I'm surprised that we still have slab debugging enabled as it
causes all sorts of untested code paths to be run.

In any case, this patch fixes this particular problem.  Note that
this function is Xen-specific and not part of the upstream kernel.

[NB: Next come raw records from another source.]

# BioJulia/Kmers.jl

Measured on NVIDIA B200. Metric: canonical 31-mers+hash/sec, higher is better.
Workload: dtype u64

## Files before the change

### kmers.jl_b200/csrc/api.cu

```cuda
#include <algorithm>
#include <cstdio>
#include <cstring>
#include <new>
#include <vector>

#include "fourbit.h"
#include "plan.h"

namespace kmc {

int32_t fail_cuda(kmc_ctx *ctx, cudaError_t e, const char *what)
{
    if (ctx) {
        char buf[512];
        snprintf(buf, sizeof buf, "%s: %s (%s)", what, cudaGetErrorName(e), cudaGetErrorString(e));
        ctx->last_error = buf;
    }
    return -static_cast<int32_t>(e);
}

int32_t fail(kmc_ctx *ctx, int32_t code, const char *msg)
{
    if (ctx) ctx->last_error = msg;
    return code;
}

ExtractLaunchFn get_launcher(const Geometry &ge, int mode, bool hash, bool ragged)
{
    switch (ge.n_limbs) {
    case 1: return get_extract_launcher_n1(ge.nx, mode, hash, ragged);
    case 2: return get_extract_launcher_n2(ge.nx, mode, hash, ragged);
    case 3: return get_extract_launcher_n3(ge.nx, mode, hash, ragged);
    case 4: return get_extract_launcher_n4(ge.nx, mode, hash, ragged);
    }
    return nullptr;
}

ExtractLaunchFn get_digest_launcher(const Geometry &ge, int mode, bool hash, bool ragged)
{
    switch (ge.n_limbs) {
    case 1: return get_digest_launcher_n1(ge.nx, mode, hash, ragged);
    case 2: return get_digest_launcher_n2(ge.nx, mode, hash, ragged);
    }
    return nullptr;
}

namespace {

bool aligned32(const void *p) { return (reinterpret_cast<uintptr_t>(p) & 31) == 0; }

__global__ void fill_uniform_offsets_kernel(uint64_t *out, uint64_t n_plus_1, uint64_t step)
{
    uint64_t i = static_cast<uint64_t>(blockIdx.x) * blockDim.x + threadIdx.x;
    if (i < n_plus_1) out[i] = i * step;
}

}

cudaError_t fill_uniform_offsets(uint64_t *out, uint64_t n_plus_1, uint64_t step, cudaStream_t stream)
{
    fill_uniform_offsets_kernel<<<static_cast<unsigned>((n_plus_1 + 255) / 256), 256, 0, stream>>>(out, n_plus_1, step);
    return cudaGetLastError();
}

int32_t check_common(kmc_ctx *ctx, const kmc_seqs *s, int32_t k)
{
    if (!ctx) return KMC_E_BAD_ARG;
    if (!s) return fail(ctx, KMC_E_BAD_ARG, "kmc_seqs is NULL");
    if (k < 1) return fail(ctx, KMC_E_BAD_K, "K must be at least 1");
    if (k > KMC_MAX_K) return fail(ctx, KMC_E_BAD_K, "K exceeds KMC_MAX_K (128)");
    if (s->src_bits != 2 && s->src_bits != 4 && s->src_bits != 8)
        return fail(ctx, KMC_E_BAD_ARG, "src_bits must be 2, 4 (LongSequence words) or 8 (ASCII bytes)");
    if (s->n_seqs > 0 && s->words == nullptr && s->n_words > 0) return fail(ctx, KMC_E_BAD_ARG, "words is NULL");
    return KMC_OK;
}

uint64_t layout_scratch_bytes(const kmc_seqs *s)
{
    if (s->seq_len == nullptr) return 0;
    const uint64_t n = s->n_seqs;
    return 4 * round_up((n + 1) * 8, 256) + round_up(scan_tmp_elems(n) * 8, 256) +
           round_up((tiles_upper_bound(s) + 1) * 8, 256);
}

int32_t plan_layout(kmc_ctx *ctx, const kmc_seqs *s, int k, const Geometry &ge, cudaStream_t stream,
                    const KnownTotals &known, Scratch &scratch, Layout *L)
{
    L->uniform_len = (s->seq_len == nullptr);
    L->uniform_off = (s->seq_word_offset == nullptr);
    const uint64_t G = static_cast<uint64_t>(ge.g);
    if (L->uniform_len) {
        L->wpr = s->uniform_len >= static_cast<uint64_t>(k) ? s->uniform_len - k + 1 : 0;
        L->total = L->wpr * s->n_seqs;
        L->gprm = (L->wpr % G == 0) ? L->wpr / G : (L->wpr + G - 1) / G + 1;
        if (s->n_seqs == 1) L->gprm = (L->wpr + G - 1) / G;
        L->items = L->gprm * s->n_seqs;
        return KMC_OK;
    }
    const uint64_t n = s->n_seqs;
    uint64_t *cnt = static_cast<uint64_t *>(scratch.take((n + 1) * 8));
    uint64_t *win_off = static_cast<uint64_t *>(scratch.take((n + 1) * 8));
    uint64_t *slots = static_cast<uint64_t *>(scratch.take((n + 1) * 8));
    uint64_t *item_off = static_cast<uint64_t *>(scratch.take((n + 1) * 8));
    uint64_t *tmp = static_cast<uint64_t *>(scratch.take(scan_tmp_elems(n) * 8));
    if (!cnt || !win_off || !slots || !item_off || !tmp) return fail(ctx, KMC_E_BAD_ARG, "internal: scratch window too small");
    CU(window_counts(s->seq_len, n, k, cnt, stream));
    CU(inclusive_offsets_u64(cnt, win_off, n, tmp, stream));
    CU(group_slots(win_off, n, ge.g, slots, stream));
    CU(inclusive_offsets_u64(slots, item_off, n, tmp, stream));
    L->win_off = win_off;
    L->item_off = item_off;
    L->wpr = 0;
    L->gprm = 1;
    if (known.valid) {
        L->total = known.windows;
        L->items = known.items;
    } else {
        uint64_t h[2] = {0, 0};
        CU(cudaMemcpyAsync(&h[0], win_off + n, sizeof(uint64_t), cudaMemcpyDeviceToHost, stream));
        CU(cudaMemcpyAsync(&h[1], item_off + n, sizeof(uint64_t), cudaMemcpyDeviceToHost, stream));
        CU(cudaStreamSynchronize(stream));
        L->total = h[0];
        L->items = h[1];
    }
    const uint64_t tiles = (L->items + kTileItems - 1) / kTileItems;
    if (tiles) {
        uint64_t *tile_first = static_cast<uint64_t *>(scratch.take((tiles + 1) * 8));
        if (!tile_first) return fail(ctx, KMC_E_BAD_ARG, "internal: scratch window too small");
        CU(tile_first_reads(item_off, n, kTileItems, tiles, tile_first, stream));
        L->tile_first = tile_first;
    }
    return KMC_OK;
}

ExtractParams base_params(const kmc_seqs *s, int k, const Geometry &ge, const Layout &L, uint64_t unit_bias)
{
    ExtractParams p;
    memset(&p, 0, sizeof p);
    p.w32 = reinterpret_cast<const uint32_t *>(s->words);
    p.nw32 = static_cast<int64_t>(s->n_words) * 2;
    p.unit_bits = 64;
    p.unit_bias = unit_bias;
    p.first = s->first_symbol_offset;
    p.k = k;
    p.s0 = ge.s0;
    p.head_mask = ge.head_mask;
    p.n_seqs = s->n_seqs;
    p.items = L.items;
    p.stride_units = s->uniform_stride_words;
    p.wpr = L.wpr;
    p.gprm = L.gprm;
    p.seq_unit_off = s->seq_word_offset;
    p.win_off = L.win_off;
    p.item_off = L.item_off;
    p.tile_first = L.tile_first;
    return p;
}

int32_t bind_outputs(kmc_ctx *ctx, const kmc_out *out, int mode, uint32_t flags, ExtractParams *p)
{
    const bool hash = (flags & KMC_HASH_FX) != 0;
    const bool aos = (flags & KMC_AOS) != 0;
    const bool want_index = (mode == KMC_UNAMBIG);
    if (!out->a) return fail(ctx, KMC_E_BAD_ARG, "out.a is NULL");
    if (mode == KMC_FWRV && !aos && !out->b) return fail(ctx, KMC_E_BAD_ARG, "out.b is NULL (FWRV, SoA)");
    if (hash && !out->hash) return fail(ctx, KMC_E_BAD_ARG, "out.hash is NULL (KMC_HASH_FX)");
    if (want_index && !aos && !out->index) return fail(ctx, KMC_E_BAD_ARG, "out.index is NULL (UNAMBIG, SoA)");
    p->out_a = out->a;
    p->out_b = out->b;
    p->out_hash = hash ? out->hash : nullptr;
    p->out_index = want_index ? (aos ? reinterpret_cast<int64_t *>(out->a) : out->index) : nullptr;
    p->index_base = out->index_base;
    p->aos = aos ? 1u : 0u;
    p->vec_ok = aligned32(out->a) && (!p->out_b || aligned32(p->out_b)) && (!p->out_hash || aligned32(p->out_hash)) &&
                (!p->out_index || aligned32(p->out_index));
    return KMC_OK;
}

uint64_t extract_scratch_bytes(const kmc_seqs *s, int k, int mode)
{
    if (s->src_bits != 2) return fourbit_scratch_bytes(s, k, mode);
    return layout_scratch_bytes(s) + 256;
}

int32_t extract_device(kmc_ctx *ctx, const kmc_seqs *s, int32_t k, int32_t mode, uint32_t flags, const kmc_out *out,
                       kmc_result *res, cudaStream_t stream, const KnownTotals &known, uint64_t unit_bias, bool sync,
                       Scratch &scratch)
{
    const Geometry ge = geometry(k);
    const bool hash = (flags & KMC_HASH_FX) != 0;
    const int kmode = (mode == KMC_UNAMBIG) ? MODE_FW : mode;

    if (sync) CU(cudaEventRecord(ctx->ev_k0, stream));
    if ((flags & KMC_AOS) && (mode == KMC_FWRV || mode == KMC_UNAMBIG) && ge.n_limbs == 1 && !s->seq_len && !s->seq_word_offset) {
        const Geometry g2 = geometry(k, 2, kAosGroup);
        Layout L2;
        int32_t st2 = plan_layout(ctx, s, k, g2, stream, known, scratch, &L2);
        if (st2) return st2;
        AosLaunchFn afn = get_aos_launcher_n1(g2.nx, mode == KMC_FWRV, hash);
        if (afn && L2.total > 0 && L2.total <= out->capacity) {
            ExtractParams p2 = base_params(s, k, g2, L2, unit_bias);
            st2 = bind_outputs(ctx, out, mode, flags, &p2);
            if (st2) return st2;
            const cudaError_t e = afn(p2, stream);
            if (e == cudaSuccess) {
                res->n_written = L2.total;
                if (out->seq_out_offset) CU(fill_uniform_offsets(out->seq_out_offset, s->n_seqs + 1, L2.wpr, stream));
                if (sync) {
                    CU(cudaEventRecord(ctx->ev_k1, stream));
                    CU(cudaStreamSynchronize(stream));
                    CU(cudaEventElapsedTime(&res->kernel_ms, ctx->ev_k0, ctx->ev_k1));
                }
                return KMC_OK;
            }
            if (e != cudaErrorNotSupported) return fail_cuda(ctx, e, "launch_extract_aos");
            (void)cudaGetLastError();
        }
    }
    Layout L;
    int32_t st = plan_layout(ctx, s, k, ge, stream, known, scratch, &L);
    if (st) return st;
    res->n_written = L.total;
    if (out->seq_out_offset) {
        if (L.uniform_len)
            CU(fill_uniform_offsets(out->seq_out_offset, s->n_seqs + 1, L.wpr, stream));
        else
            CU(cudaMemcpyAsync(out->seq_out_offset, L.win_off, (s->n_seqs + 1) * sizeof(uint64_t), cudaMemcpyDeviceToDevice, stream));
    }
    if (L.total == 0) return KMC_OK;
    if (L.total > out->capacity) return fail(ctx, KMC_E_OUT_TOO_SMALL, "output capacity smaller than the number of k-mers");
    ExtractParams p = base_params(s, k, ge, L, unit_bias);
    st = bind_outputs(ctx, out, mode, flags, &p);
    if (st) return st;

    const bool fused_digest = known.digest && digest_fusable(s, ge.n_limbs, mode, flags);
    if (fused_digest) p.digest = known.digest;
    ExtractLaunchFn fn = fused_digest ? get_digest_launcher(ge, kmode, hash, !L.uniform_len) : get_launcher(ge, kmode, hash, !L.uniform_len);
    if (!fn) return fail(ctx, KMC_E_UNSUPPORTED, "no kernel for this K");
    CU(fn(p, ctx->sm_count, stream));
    if (sync) {
        CU(cudaEventRecord(ctx->ev_k1, stream));
        CU(cudaStreamSynchronize(stream));
        CU(cudaEventElapsedTime(&res->kernel_ms, ctx->ev_k0, ctx->ev_k1));
    }
    return KMC_OK;
}

int32_t ensure_scratch(kmc_ctx *ctx, uint64_t bytes)
{
    if (bytes <= ctx->scratch_bytes) return KMC_OK;
    if (ctx->scratch) {
        CU(cudaStreamSynchronize(ctx->stream));
        for (int i = 0; i < 3; ++i) CU(cudaStreamSynchronize(ctx->pipe_streams[i]));
        CU(cudaFree(ctx->scratch));
        ctx->scratch = nullptr;
        ctx->scratch_bytes = 0;
    }
    uint64_t want = bytes + bytes / 4 + 4096;
    CU(cudaMalloc(&ctx->scratch, want));
    ctx->scratch_bytes = want;
    return KMC_OK;
}

int32_t ensure_host_small(kmc_ctx *ctx)
{
    if (ctx->host_small) return KMC_OK;
    CU(cudaHostAlloc(reinterpret_cast<void **>(&ctx->host_small), 4096, cudaHostAllocDefault));
    memset(ctx->host_small, 0, 4096);
    CU(cudaMalloc(reinterpret_cast<void **>(&ctx->dev_small), 128));
    return KMC_OK;
}

}

using namespace kmc;

extern "C" {

int32_t kmc_version(void) { return KMC_VERSION; }

int32_t kmc_device_count(int32_t *n)
{
    if (!n) return KMC_E_BAD_ARG;
    int c = 0;
    cudaError_t e = cudaGetDeviceCount(&c);
    if (e != cudaSuccess) {
        *n = 0;
        return (e == cudaErrorNoDevice || e == cudaErrorInsufficientDriver) ? KMC_E_NO_DEVICE : -static_cast<int32_t>(e);
    }
    *n = c;
    return KMC_OK;
}

int32_t kmc_ctx_create(int32_t device, kmc_ctx **out)
{
    if (!out) return KMC_E_BAD_ARG;
    *out = nullptr;
    int32_t n = 0;
    int32_t st = kmc_device_count(&n);
    if (st) return st;
    if (n == 0 || device < 0 || device >= n) return KMC_E_NO_DEVICE;
    kmc_ctx *ctx = new (std::nothrow) kmc_ctx();
    if (!ctx) return KMC_E_BAD_ARG;
    ctx->device = device;
    cudaError_t e = cudaSetDevice(device);
    if (e == cudaSuccess) e = cudaDeviceGetAttribute(&ctx->sm_count, cudaDevAttrMultiProcessorCount, device);
    if (e == cudaSuccess) {
        cudaMemPoolProps props;
        memset(&props, 0, sizeof props);
        props.allocType = cudaMemAllocationTypePinned;
        props.handleTypes = cudaMemHandleTypeNone;
        props.location.type = cudaMemLocationTypeDevice;
        props.location.id = device;
        if (cudaMemPoolCreate(&ctx->pool, &props) == cudaSuccess) {
            uint64_t keep = ~0ull;
            cudaMemPoolSetAttribute(ctx->pool, cudaMemPoolAttrReleaseThreshold, &keep);
        } else {
            ctx->pool = nullptr;
        }
        (void)cudaGetLastError();
    }
    if (e == cudaSuccess) e = cudaStreamCreateWithFlags(&ctx->own_stream, cudaStreamNonBlocking);
    for (int i = 0; i < 3 && e == cudaSuccess; ++i) e = cudaStreamCreateWithFlags(&ctx->pipe_streams[i], cudaStreamNonBlocking);
    if (e == cudaSuccess) e = cudaEventCreate(&ctx->ev_begin);
    if (e == cudaSuccess) e = cudaEventCreate(&ctx->ev_end);
    if (e == cudaSuccess) e = cudaEventCreate(&ctx->ev_k0);
    if (e == cudaSuccess) e = cudaEventCreate(&ctx->ev_k1);
    if (e != cudaSuccess) {
        delete ctx;
        return -static_cast<int32_t>(e);
    }
    ctx->stream = ctx->own_stream;
    *out = ctx;
    return KMC_OK;
}

int32_t kmc_ctx_destroy(kmc_ctx *ctx)
{
    if (!ctx) return KMC_OK;
    cudaSetDevice(ctx->device);
    cudaStreamSynchronize(ctx->stream);
    if (ctx->scratch) cudaFree(ctx->scratch);
    if (ctx->host_small) cudaFreeHost(ctx->host_small);
    if (ctx->dev_small) cudaFree(ctx->dev_small);
    for (int i = 0; i < 3; ++i) {
        if (ctx->pipe_buf[i]) cudaFree(ctx->pipe_buf[i]);
        if (ctx->pipe_streams[i]) cudaStreamDestroy(ctx->pipe_streams[i]);
        if (ctx->pipe_events[i]) cudaEventDestroy(ctx->pipe_events[i]);
    }
    if (ctx->ev_begin) cudaEventDestroy(ctx->ev_begin);
    if (ctx->ev_end) cudaEventDestroy(ctx->ev_end);
    if (ctx->ev_k0) cudaEventDestroy(ctx->ev_k0);
    if (ctx->ev_k1) cudaEventDestroy(ctx->ev_k1);
    if (ctx->comm) comm_detach(ctx);
    if (ctx->own_stream) cudaStreamDestroy(ctx->own_stream);
    if (ctx->pool) cudaMemPoolDestroy(ctx->pool);
    delete ctx;
    return KMC_OK;
}

int32_t kmc_ctx_set_stream(kmc_ctx *ctx, void *cuda_stream)
{
    if (!ctx) return KMC_E_BAD_ARG;
    ctx->stream = cuda_stream ? static_cast<cudaStream_t>(cuda_stream) : ctx->own_stream;
    return KMC_OK;
}

int32_t kmc_sync(kmc_ctx *ctx)
{
    if (!ctx) return KMC_E_BAD_ARG;
    CU(cudaSetDevice(ctx->device));
    CU(cudaStreamSynchronize(ctx->stream));
    return KMC_OK;
}

int32_t kmc_trim(kmc_ctx *ctx)
{
    if (!ctx) return KMC_E_BAD_ARG;
    CU(cudaSetDevice(ctx->device));
    CU(cudaStreamSynchronize(ctx->stream));
    for (int i = 0; i < 3; ++i) CU(cudaStreamSynchronize(ctx->pipe_streams[i]));
    if (ctx->pool) CU(cudaMemPoolTrimTo(ctx->pool, 0));
    return KMC_OK;
}
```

commit 746f017bfef6154649fef2b6912560aaad78b184
Author: Herbert Xu <herbert@gondor.apana.org.au>
Date:   Fri Feb 13 16:12:03 2009 +0800

    net: Handle non-linear packets in skb_checksum_setup

    Some domUs may send us non-linear packets unwittingly, e.g., because
    they have slab debugging enabled which causes packets with skb->data
    that crosses a page boundary to be generated.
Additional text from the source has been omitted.